Ближе к вечеру он вышел из леса разбитый.
И вот он вернулся.
Став лучше? Став ожесточеннее?
Вскоре им предстояло понять это.
Глава вторая
Человеку, стоявшему у двери, было под шестьдесят. Высокий, не грузный, но крепкий. Чисто выбритый. И пусть не классически красивый, однако более привлекательный и определенно более благородный, чем пытались внушить молодым агентам фотографии, помещенные в социальных сетях в то утро.
Слегка вьющиеся волосы Армана Гамаша, некогда темные, теперь почти полностью поседели. Цвет лица у него был как у человека, который много часов проводил в бескрайних полях, во влажных лесах, по колено в снегу, разглядывая трупы. И преследуя тех, кто сделал это.
Он выглядел как человек, который многие годы нес на своих плечах тяжелый груз ответственности. Которому приходилось делать жестокий выбор.
Морщины на его лице говорили о решительном характере. Об умении сосредоточиваться. О заботах, растянувшихся на годы. И о скорбях. Растянувшихся на десятилетия.
Но под взглядами агентов на этом лице появилась улыбка, и они увидели, что самые глубокие из его морщин – в уголках глаз.
Морщинки смеха. Выраженные гораздо ярче, чем те, что были порождены заботами и болью. Хотя все они встречались, перемешивались, пересекались.

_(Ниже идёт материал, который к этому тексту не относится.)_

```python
def s3dis_config(num_input=8192):
    c = types.SimpleNamespace()
    c.num_input = num_input
    c.num_cls = 13
    c.mlp = 64
    c.num_sample = [2048, 768, 384, 128]
    c.radius = [0.1, 0.2, 0.4, 0.8]
    c.nn_uplimit = [64, 64, 64, 64]
    c.channels = [[128, 128], [256, 256], [256, 256], [512, 512]]
    c.multiplier = [[2, 2], [2, 2], [2, 2], [2, 2]]
    c.weight_decay = None
    c.kernel = [8, 2, 2]
    c.binSize = 8 * 2 * 2 + 1
    c.normalize = True
    c.pool_method = 'max'
# ... 174 lines not shown
            self.events.append(ev)

    def _intra_graph(self, xyz, radius, uplimit):
        c = self.config
        if self._fuzzy:
            idx, cnt, dst = s3g_util.neighbor_fn(xyz, xyz, radius=radius, nnsample=uplimit)
            return idx, cnt, dst, s3g_util.fuzzy_spherical_kernel(xyz, xyz, idx, cnt, dst, radius, kernel=c.kernel)
        return s3g_util.build_intra_graph(xyz, radius, uplimit, c.kernel, **self._bw_kw())

    def _make_enc(self, l):
        c = self.config
        xyz = self.xyz_layers[l]
        idx, cnt, dst, filt = self._intra_graph(xyz, c.radius[l], c.nn_uplimit[l])
        if self._ids:
            return dict(intra_idx=idx, intra_cnt=cnt, filt_idx=filt, intra_dst=dst)
        return dict(intra_idx=idx, intra_cnt=cnt, filt_idx=filt)

    def _bw_kw(self):
        return {} if self.need_backward else {"with_transpose": False}

    def _make_pool(self, l, g):
        fused = getattr(s3g_util, "gather_pooling_graph", None)
        if fused is not None and g["intra_idx"].is_cuda:
            g["inter_idx"], g["inter_cnt"] = fused(g["intra_idx"], g["intra_cnt"], self.indices[l],
                                                   with_transpose=self.config.pool_method == 'max' and self.need_backward)
            return
        g["inter_idx"] = s3g_util.gather_nd(g["intra_idx"], self.indices[l])
        g["inter_cnt"] = s3g_util.gather_nd(g["intra_cnt"], self.indices[l])
        if self.config.pool_method == 'max' and g["inter_idx"].is_cuda and self.need_backward:
            from .. import _tgraph
            _tgraph.transpose(g["inter_idx"], g["inter_cnt"], self.xyz_layers[l].shape[1], unique_rows=True)

    def _make_dec(self, l):
        c = self.config
        L = len(c.radius)
        radius, uplimit = c.radius[L - 1 - l], c.nn_uplimit[L - 1 - l]
        xyz_c, xyz_unpool = self.xyz_layers[L - l], self.xyz_layers[L - 1 - l]
        intra_idx, intra_cnt, intra_dst, filt_idx = self._intra_graph(xyz_c, radius, uplimit)
        from .. import tf_nnquery
        unpool_k = getattr(c, "unpool_k", None)
        if unpool_k is not None:
            inter_idx, inter_cnt, inter_dst = tf_nnquery.build_nearest_neighbor(xyz_c, xyz_unpool, unpool_k, dist="squared")
        elif (self.need_backward and xyz_c.is_cuda and c.unpool_method == 'mean' and s3g_util.neighbor_fn is s3g_util.build_sphere_neighbor
                and tf_nnquery.get_radius_mode() == "compat"):
            inter_idx, inter_cnt, inter_dst = tf_nnquery.build_sphere_neighbor_counted(xyz_c, xyz_unpool, radius, uplimit)
        else:
# ... 236 lines not shown
```

### sph3d_gcn_amd/sph3gcn_util.py

```python
import contextlib
import math

import torch
import torch.nn.functional as F

from . import tf_conv3d, tf_pool3d, tf_unpool3d
from .tf_nnquery import build_sphere_neighbor, build_cube_neighbor
from .tf_sample import farthest_point_sample, inverse_density_sample, inverse_density_sample_keyed, random_sample
from .tf_buildkernel import spherical_kernel, fuzzy_spherical_kernel
from . import tf_gemm, tf_norm, _lib

neighbor_fn = build_sphere_neighbor

elu = F.elu


class VariableStore(torch.nn.Module):

    def __init__(self, device=None, seed=None):
        super().__init__()
        self.params = torch.nn.ParameterDict()
        self._device = device
        self._gen = None
        if seed is not None:
# ... 188 lines not shown
    return params[b, p]


def gather_pooling_graph(nn_index, nn_count, indices, with_transpose=True):
    if not (nn_index.is_cuda and nn_index.dim() == 3 and nn_count.dim() == 2 and indices.dtype == torch.int32 and indices.shape[-1] == 2
            and indices.shape[0] == nn_index.shape[0]):
        return gather_nd(nn_index, indices), gather_nd(nn_count, indices)
    from . import _tgraph
    nn_index, nn_count, indices = nn_index.contiguous(), nn_count.contiguous(), indices.contiguous()
    B, N, K = nn_index.shape
    S = indices.shape[1]
    dev = nn_index.device
    out_idx = _lib.empty((B, S, K), torch.int32, dev)
    out_cnt = _lib.empty((B, S), torch.int32, dev)
    l = _lib.lib()
    ws, wsb = None, 0
    if with_transpose:
        wsb = l.sph3d_graph_transpose_workspace(B, N, S, K, 1)
        ws = torch.empty((max(wsb, 1),), dtype=torch.uint8, device=dev)
    _lib.check(l.sph3d_gather_rows_count(B, N, S, K, _lib.ptr(indices), _lib.ptr(nn_index), _lib.ptr(nn_count), _lib.ptr(out_idx),
                                         _lib.ptr(out_cnt), _lib.ptr(ws), wsb, _lib.stream_ptr()))
    if with_transpose:
        _tgraph.transpose(out_idx, out_cnt, N, counted_workspace=ws, unique_rows=True)
    return out_idx, out_cnt


def _finish(outputs, num_out_channels, scope, activation_fn, with_bn, with_bias, reuse, is_training, fused_bias=None):
    if with_bias and fused_bias is None:
        biases = get_variable_store().get_variable(scope + '/biases', [num_out_channels], _constant(0.0))
        outputs = outputs + biases
    if (with_bn and activation_fn is elu and FUSE_ELU_BN and outputs.is_cuda and tf_norm.supported(outputs.shape[-1])):
        return _elu_batch_normalization(outputs, is_training, name=scope + '/bn')
    if activation_fn is not None:
        outputs = activation_fn(outputs)
    if with_bn:
        outputs = batch_normalization(outputs, is_training, name=scope + '/bn', reuse=reuse)
    return outputs


def _fused_tail_applies(x2d, num_out_channels, activation_fn, with_bn, with_bias, is_training):
    training = True if is_training is None else bool(is_training)
    return (FUSE_GEMM_BN and FUSE_ELU_BN and with_bn and activation_fn is elu and training and x2d.is_cuda
            and tf_norm.supported(num_out_channels)
            and tf_norm.gemm_bn_blocks(x2d.shape[0], x2d.shape[1], num_out_channels) > 0)


# ... 351 lines not shown
```

### sph3d_gcn_amd/tf_pool3d.py

```python
from typing import Tuple

import torch

from . import _lib, _tgraph


def _check_pool(input, nn_index, nn_count):
    if input.dim() != 3:
        raise ValueError("rank of input should be 3")
    if nn_index.dim() != 3:
        raise ValueError("rank of nn_index should be 3")
    if nn_count.dim() != 2:
        raise ValueError("rank of nn_count should be 2")


def _max_pool3d_impl(input: torch.Tensor, nn_index: torch.Tensor, nn_count: torch.Tensor) -> Tuple[torch.Tensor, torch.Tensor]:
    _lib.require_device(input, nn_index, nn_count)
    _check_pool(input, nn_index, nn_count)
    input, nn_index, nn_count = _lib.f32(input), _lib.i32(nn_index), _lib.i32(nn_count)
    B, N, C = input.shape
    M, K = nn_index.shape[1], nn_index.shape[2]
    output = torch.empty((B, M, C), dtype=torch.float32, device=input.device)
    max_index = torch.empty((B, M, C), dtype=torch.int32, device=input.device)
    _lib.check(_lib.lib().sph3d_max_pool3d(B, N, M, C, K, _lib.ptr(nn_index), _lib.ptr(nn_count), _lib.ptr(input),
# ... 87 lines not shown
    ctx.save_for_backward(*inputs)


def _avg_backward(ctx, grad_output):
    input, nn_index, nn_count = ctx.saved_tensors
    return _avg_pool3d_grad(input, grad_output, nn_index, nn_count), None, None


_avg_pool3d.register_autograd(_avg_backward, setup_context=_avg_setup)


def _max_pool3d_grad_t_impl(input, grad_output, max_index, nn_count, tg, addend=None):
    grad_output, max_index = _lib.f32(grad_output), _lib.i32(max_index)
    addend = None if addend is None else _lib.f32(addend)
    B, N, C = input.shape
    M = grad_output.shape[1]
    grad_input = torch.empty((B, N, C), dtype=torch.float32, device=input.device)
    _lib.check(_lib.lib().sph3d_max_pool3d_grad_t(B, N, M, C, _lib.ptr(tg[0]), _lib.ptr(tg[1]), _lib.ptr(nn_count),
                                                  _lib.ptr(max_index), _lib.ptr(grad_output), _lib.ptr(addend), _lib.ptr(grad_input),
                                                  _lib.stream_ptr()))
    return grad_input


def _no_scatter_when_deterministic():
    if _tgraph.is_deterministic():
        raise RuntimeError("max_pool3d backward: deterministic mode is on and no transposed pooling graph with unique rows is cached for "
                           "this (nn_index, nn_count); the scatter form adds with float atomics.  Build the pooling graph with "
                           "unique_rows=True (sph3gcn_util.gather_pooling_graph, or _tgraph.transpose(nn_index, nn_count, N, "
                           "unique_rows=True)) while the mode is on")


class _MaxPool3dFn(torch.autograd.Function):
    @staticmethod
    def forward(ctx, input, nn_index, nn_count):
        output, max_index = _max_pool3d_impl(input, nn_index, nn_count)
        ctx.save_for_backward(input, max_index, nn_index, nn_count)
        ctx.mark_non_differentiable(max_index)
        return output, max_index

    @staticmethod
    def backward(ctx, grad_output, grad_index):
        input, max_index, nn_index, nn_count = ctx.saved_tensors
        tg = None
        if input.is_cuda and nn_index.dtype == torch.int32 and nn_count.dtype == torch.int32:
            tg = _tgraph.peek(nn_index, nn_count, input.shape[1], need_unique_rows=True)
        if tg is not None:
            return _max_pool3d_grad_t_impl(input, grad_output, max_index, nn_count, tg), None, None
        _no_scatter_when_deterministic()
        return _max_pool3d_grad_impl(input, grad_output, max_index), None, None


class _AvgPool3dFn(torch.autograd.Function):
    @staticmethod
    def forward(ctx, input, nn_index, nn_count):
        ctx.save_for_backward(input, nn_index, nn_count)
        return _avg_pool3d_impl(input, nn_index, nn_count)

    @staticmethod
    def backward(ctx, grad_output):
        input, nn_index, nn_count = ctx.saved_tensors
        return _avg_pool3d_grad_impl(input, grad_output, nn_index, nn_count), None, None


def max_pool3d(input, nn_index, nn_count):
    return _MaxPool3dFn.apply(input, nn_index, nn_count)


class _MaxPool3dSkipFn(torch.autograd.Function):

    @staticmethod
    def forward(ctx, input, nn_index, nn_count):
        output, max_index = _max_pool3d_impl(input, nn_index, nn_count)
        ctx.save_for_backward(input, max_index, nn_index, nn_count)
        ctx.mark_non_differentiable(max_index)
        return output, max_index, input.view_as(input)

    @staticmethod
    def backward(ctx, grad_output, grad_index, grad_skip):
        input, max_index, nn_index, nn_count = ctx.saved_tensors
        tg = None
        if input.is_cuda and nn_index.dtype == torch.int32 and nn_count.dtype == torch.int32:
            tg = _tgraph.peek(nn_index, nn_count, input.shape[1], need_unique_rows=True)
        if grad_output is None:
            return grad_skip, None, None
        if tg is not None:
            skip = grad_skip.contiguous() if grad_skip is not None else None
            return _max_pool3d_grad_t_impl(input, grad_output, max_index, nn_count, tg, addend=skip), None, None
        _no_scatter_when_deterministic()
        g = _max_pool3d_grad_impl(input, grad_output, max_index)
        return (g if grad_skip is None else g + grad_skip), None, None


def max_pool3d_with_skip(input, nn_index, nn_count):
    return _MaxPool3dSkipFn.apply(input, nn_index, nn_count)


def max_pool3d_grad(input, grad_output, max_index):
    return _max_pool3d_grad_impl(input, grad_output, max_index)


def avg_pool3d(input, nn_index, nn_count):
    return _AvgPool3dFn.apply(input, nn_index, nn_count)


def avg_pool3d_grad(input, grad_output, nn_index, nn_count):
    return _avg_pool3d_grad_impl(input, grad_output, nn_index, nn_count)
```

Baseline: 2174.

А еще был безошибочно узнаваемый шрам на виске. Как визитная карточка. Отметина, делавшая его непохожим на других. Шрам пересекал морщины забот и смеха. И за ним стояла отдельная история.
Вот что увидели более молодые агенты.
Для ветеранов все было иначе. Они не столько видели, сколько чувствовали.
Наступило молчание, когда Арман Гамаш остановился на пороге, глядя на них, заглядывая им в глаза, внезапно увлажнявшиеся.